HEIDI’S FALSE FRAZER MATCH
Likewise, my sister’s match with MFA of the Frazer DNA Project is also false. Her bottom bar is all blue which means she has all [non-Frazer] Hartley DNA. There is no room for her to match MFA from the Frazer DNA Project from 130 to 135. In fact, Heidi has a match with her reference Hartley relative from 134 to 139. What the map shows above is that you cannot get DNA from 2 different paternal (or maternal) grandparents at the same location. It has to be either one or the other.
Interestingly, these false matches happened in the places where they could not have happened. If they were to have been real matches, they could’ve happened with me (Joel) as I have more purple area on my bar above. Or MFA could’ve had a true match with Sharon where she had some purple room, rather than with Heidi – which is a false match.

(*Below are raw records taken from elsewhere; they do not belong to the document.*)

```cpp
int build_conv(int dtype, int H, int W, int stride, int batch, const float* w, const float* bias, int cout, int cin, int kh,
               int kw, const demfi_conv_src* srcs, int n_srcs, const demfi_conv_dst* dsts, int n_dsts, BuiltConv& out,
               bool size_only, const char* name, int pad_y = -1, int pad_x = -1, int grid_div = 1)
{
    if (dtype != DEMFI_F16 && dtype != DEMFI_F32) return demfi_set_error(DEMFI_ERR_ARG, "%s: dtype", name);
    if (!srcs || !dsts || n_srcs <= 0 || n_dsts <= 0 || n_dsts > DEMFI_MAX_SEGS || (stride != 1 && stride != 2))
        return demfi_set_error(DEMFI_ERR_ARG, "%s: sources / destinations / stride", name);
    const int esz = dtype == DEMFI_F32 ? 4 : 2;
    const int64_t LH = 7 * stride + kh, LW = 31 * stride + kw;
    int n_oct = 0;
    for (int i = 0; i < n_dsts; ++i) n_oct += (dsts[i].n + 7) / 8;
    const int sub = (n_oct + 3) / 4;
    int nco = sub <= 5 ? sub : 4;
    int rec = 128;
    int src_nch = 0;
    for (int i = 0; i < n_srcs; ++i) src_nch += srcs[i].nch;
    const bool ws2_s2 = stride == 2 && kh == 4 && kw == 4, ws2_s1 = stride == 1 && kh == 3 && kw == 3 && src_nch > 64;
    bool ws2_shape = esz == 2 && (ws2_s2 || ws2_s1) && pad_y < 0 && pad_x < 0 && n_dsts == 1 && dsts[0].n % 64 == 0 &&
                     dsts[0].mode == DEMFI_MODE_STORE && (dsts[0].act == DEMFI_ACT_NONE || dsts[0].act == DEMFI_ACT_RELU) && dsts[0].scale <= 1 &&
                     dsts[0].dst.sc == 1 && !dsts[0].dst.is_f32 && (!dsts[0].res.ptr || (dsts[0].res.sc == 1 && !dsts[0].res.is_f32));
    for (int i = 0; ws2_shape && i < n_srcs; ++i)
        ws2_shape = srcs[i].fat && !srcs[i].v.is_f32 &&
                    (srcs[i].nch % 32 == 0 || (srcs[i].nch == 16 && !srcs[i].up_shift && (i == n_srcs - 1 || (i == n_srcs - 2 && srcs[n_srcs - 1].nch == 8))) ||
                     (srcs[i].nch == 8 && !srcs[i].up_shift && i == n_srcs - 1 && i > 0 && srcs[i - 1].nch == 16)) &&
                    (srcs[i].up_shift == 0 || (srcs[i].up_shift == 1 && ws2_s1 && H % 2 == 0 && W % 2 == 0));
    if (ws2_shape) nco = 2;
    bool sep = esz == 2 && stride == 1 && ((kh == 1 && kw == 5) || (kh == 5 && kw == 1)) && n_srcs == 2 && (cout == 64 || cout == 128);
    for (int i = 0; sep && i < n_srcs; ++i) sep = srcs[i].fat && srcs[i].nch == 64 && !srcs[i].up_shift;
    while (!sep && rec > 32 && LH * LW * (rec + 16) + 2 * (rec / 32) * nco * 1024 > LDS_BUDGET) rec /= 2;
    {
        const int64_t n_wg = (int64_t)((W + 31) / 32) * ((H + 7) / 8) * (batch / grid_div) * ((sub + nco - 1) / nco);
        const bool persist_shape = n_srcs == 1 && srcs[0].fat && srcs[0].nch == 64 && kh == 3 && kw == 3 && stride == 1;
        if (!sep && !persist_shape && rec == 128 && nco <= 2 && n_wg <= 5 * 256) rec = 64;
        bool rdb_shape = !sep && esz == 2 && kh == 3 && kw == 3 && stride == 1 && sub == 1 && n_dsts == 1 && dsts[0].n == 32 && cin >= 96 && pad_y < 0 && pad_x < 0;
        for (int i = 0; rdb_shape && i < n_srcs; ++i) rdb_shape = srcs[i].fat && !srcs[i].up_shift && srcs[i].nch % 32 == 0;
        if (rdb_shape || ws2_shape) rec = 64;
    }

    {
        std::vector<int> seen(cin, 0);
        for (int i = 0; i < n_srcs; ++i)
            for (int j = 0; j < srcs[i].nch; ++j) {
                const int c = srcs[i].cin[j];
                if (c >= cin) return demfi_set_error(DEMFI_ERR_ARG, "%s: input map names channel %d >= cin %d", name, c, cin);
                if (c >= 0) seen[c]++;
            }
        for (int c = 0; c < cin; ++c)
            if (seen[c] != 1) return demfi_set_error(DEMFI_ERR_ARG, "%s: input channel %d fed %d times", name, c, seen[c]);
    }
    struct P { demfi_view v; int nch, lds_ch, up, fat; };
    struct Ck { int first, n, nks; };
    std::vector<P> pieces;
    std::vector<Ck> chunks;
    std::vector<int32_t> cin_map;
    int first = 0, fill = 0;
    const demfi_view null_view = {nullptr, 0, 0, 0, 0, 0, 0};
    auto close_chunk = [&]() {
        if (fill == 0) return;
        const int unit = ws2_shape ? 64 : 32;
        const int padb = (unit - fill % unit) % unit;
        if (padb) {
            pieces.push_back({null_view, padb / esz, fill / esz, 0, 0});
            cin_map.insert(cin_map.end(), padb / esz, -1);
            fill += padb;
        }
        chunks.push_back({first, (int)pieces.size() - first, fill / 32});
        first = (int)pieces.size();
        fill = 0;
    };
    std::vector<int> order;
    for (int i = 0; i < n_srcs; ++i) if (srcs[i].fat) order.push_back(i);
    for (int i = 0; i < n_srcs; ++i) if (!srcs[i].fat) order.push_back(i);
    for (int si : order) {
        const demfi_conv_src& s = srcs[si];
        const int selt = s.v.is_f32 ? 4 : 2;
        int done = 0;
        while (done < s.nch) {
            if (fill >= rec) close_chunk();
            const int room = (rec - fill) / esz;
// ... 975 lines not shown
        OpList& th = tb > 1 ? c->tb_head_ops[k] : c->head_ops[k][q];
        const int H = c->H, W = c->W, N = c->N;
        const int H2 = H / 2, W2 = W / 2, H4 = H / 4, W4 = W / 4, H8 = H / 8, W8 = W / 8;
        const int R = DEMFI_ACT_RELU, T = DEMFI_ACT_TANH;
        const int64_t hw4 = (int64_t)H * W * 4;
        const Tensor& ffo = TB["ffo"];
        const Tensor& aF = TB["aF"];
        const Tensor& x = TB["x"];
        const void* tp = ptr(B["t"]);
        auto delta_v = [&](int step, int ch) { return tview(B["delta"], 5 * step + ch); };
        auto delta_p = [&](int step, int ch) { return plane(B["delta"], 5 * step + ch); };
        {
            demfi_op o = blank();
            o.p[0] = ptr(ffo); o.p[1] = ptr(ffo) + 2 * hw4; o.p[2] = ptr(B["cfr_acc"]); o.p[3] = ptr(B["ft"]); o.t = tp;
            o.p[4] = ptr(ffo) + 4 * hw4; o.p[5] = ptr(B["misc16"]);
            simple(th, DEMFI_OP_CFR, "cfr", o);
        }
        warp(th, "warp_fat", 64, fview(TB["F01"], 0, 0), fview(TB["F01"], 0, 1), fview(B["Ft"], 0, 0), ptr(B["ft"]), ptr(B["ft"]) + 2 * hw4,
             ptr(ffo) + 4 * hw4, nullptr, tp);
        std::string p = "Refine_Module.";
        {
            std::vector<int32_t> m = range(192, 201);
            m.insert(m.end(), 7, -1);
            if (c->dtype == DEMFI_F16) {
                std::vector<int32_t> sel = range(128, 201), m2 = range(64, 73);
                m2.insert(m2.end(), 7, -1);
                SubW wb = sub_weight(p + "enc1", sel, false);
                conv(th, p + "enc1#t", {fsrc(B["Ft"], 0), fsrc_map(B["misc16"], m2)},
                     {D(fview(B["u1"]), range(0, 64), R, DEMFI_MODE_STORE, fview(TB["u1a"]))}, H2, W2, 2, 1, &wb.w, &wb.b, &wb.shape);
            } else
            conv(th, p + "enc1", {fsrc(aF, 0, 0, -1, 0), fsrc(aF, 64, 0, -1, 1), fsrc(B["Ft"], 128), fsrc_map(B["misc16"], m)},
                 {D(fview(B["u1"]), range(0, 64), R)}, H2, W2, 2);
        }
        conv(th, p + "enc2", {fsrc(B["u1"], 0)}, {D(fview(B["u2"]), range(0, 128), R)}, H4, W4, 2);
        conv(th, p + "enc3", {fsrc(B["u2"], 0)}, {D(fview(B["u3"]), range(0, 256), R)}, H8, W8, 2);
        conv(th, p + "dec0", {fsrc(B["u3"], 0)}, {D(fview(B["d0"]), range(0, 256), R)}, H8, W8);
        conv(th, p + "dec1", {fsrc(B["d0"], 0, 0, -1, -1, 1), fsrc(B["u2"], 256)}, {D(fview(B["d1"]), range(0, 128), R)}, H4, W4);
        conv(th, p + "dec2", {fsrc(B["d1"], 0, 0, -1, -1, 1), fsrc(B["u1"], 128)}, {D(fview(B["d2"]), range(0, 64), R)}, H2, W2);
        if (c->dtype == DEMFI_F16) {
            auto it = c->table.find(p + "dec3");
            const Layer l3 = it->second;
            auto iw = c->weights.find(p + "dec3.weight"), ib = c->weights.find(p + "dec3.bias");
            if (!dry && (iw == c->weights.end() || ib == c->weights.end())) {
                status = demfi_set_error(DEMFI_ERR_ARG, "demfi_ctx_bind: weight '%s' was not loaded", (p + "dec3").c_str());
                return;
            }
            auto phase_view = [&](demfi_view v, int dy, int dx) {
                const int64_t elt = v.is_f32 ? 4 : 2;
                v.ptr = (char*)v.ptr + ((int64_t)dy * v.sy + (int64_t)dx * v.sx) * elt;
                v.sx *= 2; v.sy *= 2;
                return v;
            };
            const Layer l9 = {l3.cout, l3.cin, 3, 3};
            for (int dy = 0; dy < 2 && status >= 0; ++dy) {
                std::vector<float> wf2, bf2;
                for (int dx = 0; dx < 2 && status >= 0; ++dx) {
                    std::vector<float> w9e, b2;
                    if (!dry) {
                        w9e.assign((size_t)l3.cout * l3.cin * 9, 0.0f);
                        for (int co = 0; co < l3.cout; ++co)
                            for (int ci = 0; ci < l3.cin; ++ci) {
                                const float* w9 = &iw->second.data[((size_t)co * l3.cin + ci) * 9];
                                float* we = &w9e[((size_t)co * l3.cin + ci) * 9];
                                for (int ky = 0; ky < 3; ++ky)
                                    for (int kx = 0; kx < 3; ++kx) {
                                        const int a = dy == 0 ? (ky >= 1) : (ky >= 2), b = dx == 0 ? (kx >= 1) : (kx >= 2);
                                        we[(a + dy) * 3 + (b + dx)] += w9[ky * 3 + kx];
                                    }
                            }
                        b2 = ib->second.data;
                    }
                    const std::string nm = p + "dec3#p" + std::to_string(dy) + std::to_string(dx);
                    auto slice = [&](int c0, int c1, std::vector<float>& w, std::vector<float>& b) {
                        if (dry) return;
                        w.assign(w9e.begin() + (size_t)c0 * l3.cin * 9, w9e.begin() + (size_t)c1 * l3.cin * 9);
                        b.assign(b2.begin() + c0, b2.begin() + c1);
                    };
                    std::vector<float> wa, ba, wb, bb, wf, bf;
                    slice(5, 69, wa, ba); slice(69, 133, wb, bb); slice(0, 5, wf, bf);
                    const Layer l64 = {64, l3.cin, 3, 3};
                    conv(th, nm + "a", {fsrc(B["d2"], 0)},
                         {D(phase_view(fview(B["rF"], 0, 0), dy, dx), range(0, 64), T, DEMFI_MODE_STORE, phase_view(fview(aF, 0, 0), dy, dx))},
                         H2, W2, 1, 1, &wa, &ba, &l64);
                    conv(th, nm + "b", {fsrc(B["d2"], 0)},
                         {D(phase_view(fview(B["rF"], 0, 1), dy, dx), range(0, 64), T, DEMFI_MODE_STORE, phase_view(fview(aF, 0, 1), dy, dx))},
                         H2, W2, 1, 1, &wb, &bb, &l64);
                    wf2.insert(wf2.end(), wf.begin(), wf.end());
                    bf2.insert(bf2.end(), bf.begin(), bf.end());
                }
                if (status >= 0) {
                    const Layer l10 = {10, l3.cin, 3, 3};
                    pack_next(phase_view(fview(B["delta16"]), dy, 0), 0, 4, 16, 20);
                    conv(th, p + "dec3#p" + std::to_string(dy) + "xf", {fsrc(B["d2"], 0)},
                         {D(phase_view(delta_v(0, 0), dy, 0), range(0, 4), DEMFI_ACT_NONE, DEMFI_MODE_STORE, phase_view(tview(B["ft"]), dy, 0)),
                          D(phase_view(delta_v(0, 4), dy, 0), {4}, DEMFI_ACT_NONE, DEMFI_MODE_STORE, phase_view(tview(ffo, 4), dy, 0)),
                          D(phase_view(delta_v(0, 0), dy, 1), range(5, 9), DEMFI_ACT_NONE, DEMFI_MODE_STORE, phase_view(tview(B["ft"]), dy, 1)),
                          D(phase_view(delta_v(0, 4), dy, 1), {9}, DEMFI_ACT_NONE, DEMFI_MODE_STORE, phase_view(tview(ffo, 4), dy, 1))},
                         H2, W2, 1, 1, &wf2, &bf2, &l10);
                }
            }
        } else
        conv(th, p + "dec3", {fsrc(B["d2"], 0, 0, -1, -1, 1)},
             {D(fview(B["rF"], 0, 0), range(5, 69), T, DEMFI_MODE_STORE, fview(aF, 0, 0)),
              D(fview(B["rF"], 0, 1), range(69, 133), T, DEMFI_MODE_STORE, fview(aF, 0, 1)),
              D(delta_v(0, 0), range(0, 4), DEMFI_ACT_NONE, DEMFI_MODE_STORE, tview(B["ft"])),
              D(delta_v(0, 4), {4}, DEMFI_ACT_NONE, DEMFI_MODE_STORE, tview(ffo, 4))}, H, W);
        warp(th, "warp_fat", 64, fview(B["rF"], 0, 0), fview(B["rF"], 0, 1), fview(B["rF"], 0, 2), delta_p(0, 0), delta_p(0, 2),
             delta_p(0, 4), plane(B["occ"], 0), tp);
        conv(th, "Dec_first", {fsrc(B["rF"], 0)}, {D(fview(B["dec_a"]), range(0, 64), R)}, H, W, 1, 3);
        const Tensor* cur = resblocks(th, "Decoder_res", c->hp.num_resb_dec, B["dec_a"], B["dec_t"], B["dec_b"], H, W, 3);
        conv(th, "Dec_last1", {fsrc(*cur, 0)}, {D(fview(B["dec_t"]), range(0, 64), R)}, H, W, 1, 3);
        conv(th, "Dec_last2", {fsrc(B["dec_t"], 0)}, {D(tview(B["sharp1"], 0, 3ll * H * W), range(0, 3))}, H, W, 1, 3);
        conv(th, "Ch_Reducer", {fsrc(B["rF"], 0, 0, -1, 0), fsrc(B["rF"], 64, 0, -1, 1), fsrc(B["rF"], 128, 0, -1, 2)},
             {D(fview(B["frec0"]), range(0, 64), T)}, H, W);
        p = "Booster_Module.";
        std::vector<const float*> xpl;
        for (int f = 0; f < 4; ++f)
            for (int col = 0; col < 3; ++col) xpl.push_back(plane(x, col * 4 + f));
        std::vector<int32_t> agg3s_cin = range(0, 6);
        if (c->dtype == DEMFI_F16) {
            std::vector<const float*> pl;
            for (int i = 0; i < 9; ++i) pl.push_back(plane(B["sharp1"], i));
            for (int i = 0; i < 5; ++i) pl.push_back(delta_p(0, i));
            pl.push_back(plane(B["occ"], 0));
            pack(th, pl, B["ref16"]);
            std::vector<int32_t> sel = range(0, 9), m = range(0, 14);
            for (int i = 25; i < 30; ++i) sel.push_back(i);
            m.insert(m.end(), 2, -1);
            SubW w1 = sub_weight(p + "Mixer.conv_ref1", sel, true);
            conv(th, p + "Mixer.conv_ref1#t", {fsrc_map(B["ref16"], m)}, {D(fview(B["re1"]), range(0, 32), R, DEMFI_MODE_STORE, fview(TB["re1w"]))},
                 H, W, 1, 1, &w1.w, &w1.b, &w1.shape);
        } else {
            {
                std::vector<const float*> pl;
                for (int i = 0; i < 9; ++i) pl.push_back(plane(B["sharp1"], i));
                pl.insert(pl.end(), xpl.begin(), xpl.end());
                for (int i : {2, 3, 0, 1}) pl.push_back(plane(ffo, i));
                for (int i = 0; i < 5; ++i) pl.push_back(delta_p(0, i));
                pack(th, pl, B["ref32"]);
                std::vector<int32_t> m = range(0, 30);
                m.insert(m.end(), 2, -1);
// ... 713 lines not shown
```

So Are False Matches Good Or Bad?
They are neither good nor bad. However, if you have a match that is false and you think it is true, then that could be bad. That would lead to wrong conclusions. Notice that in the above example, both the matches were just above the Gedmatch 7.0 cM cutoff. Just because a match is above the cutoff, doesn’t mean it is a real match. That level was chosen because there are probably more true matches than false matches at that level, but there are still a lot of false matches around 7 cM. Gedmatch and testing companies don’t generally like to filter out matches that could be true.
Summary
- It is good to be aware of (and wary of) false matches
- Just because a match is above a threshold doesn’t mean that it is a true match
- Matches below a threshold could be true also, but the odds are against that
- False matches do not triangulate
- False matches do not match either of your parents’ DNA
- Neither do they match either of your matches’ parents’ DNA
- False matches may match a phased kit of your own DNA as phasing a parent based on another parent’s testing is not 100% accurate
- If a match doesn’t match your paternally or maternally phased kit, it can be considered false
- A low match level means high likelihood of false matches; a high match level means a high likelihood of true matches
- At about 15 cM there should be no false matches
- Don’t blindly accept AncestryDNA Shared Ancestor Hints.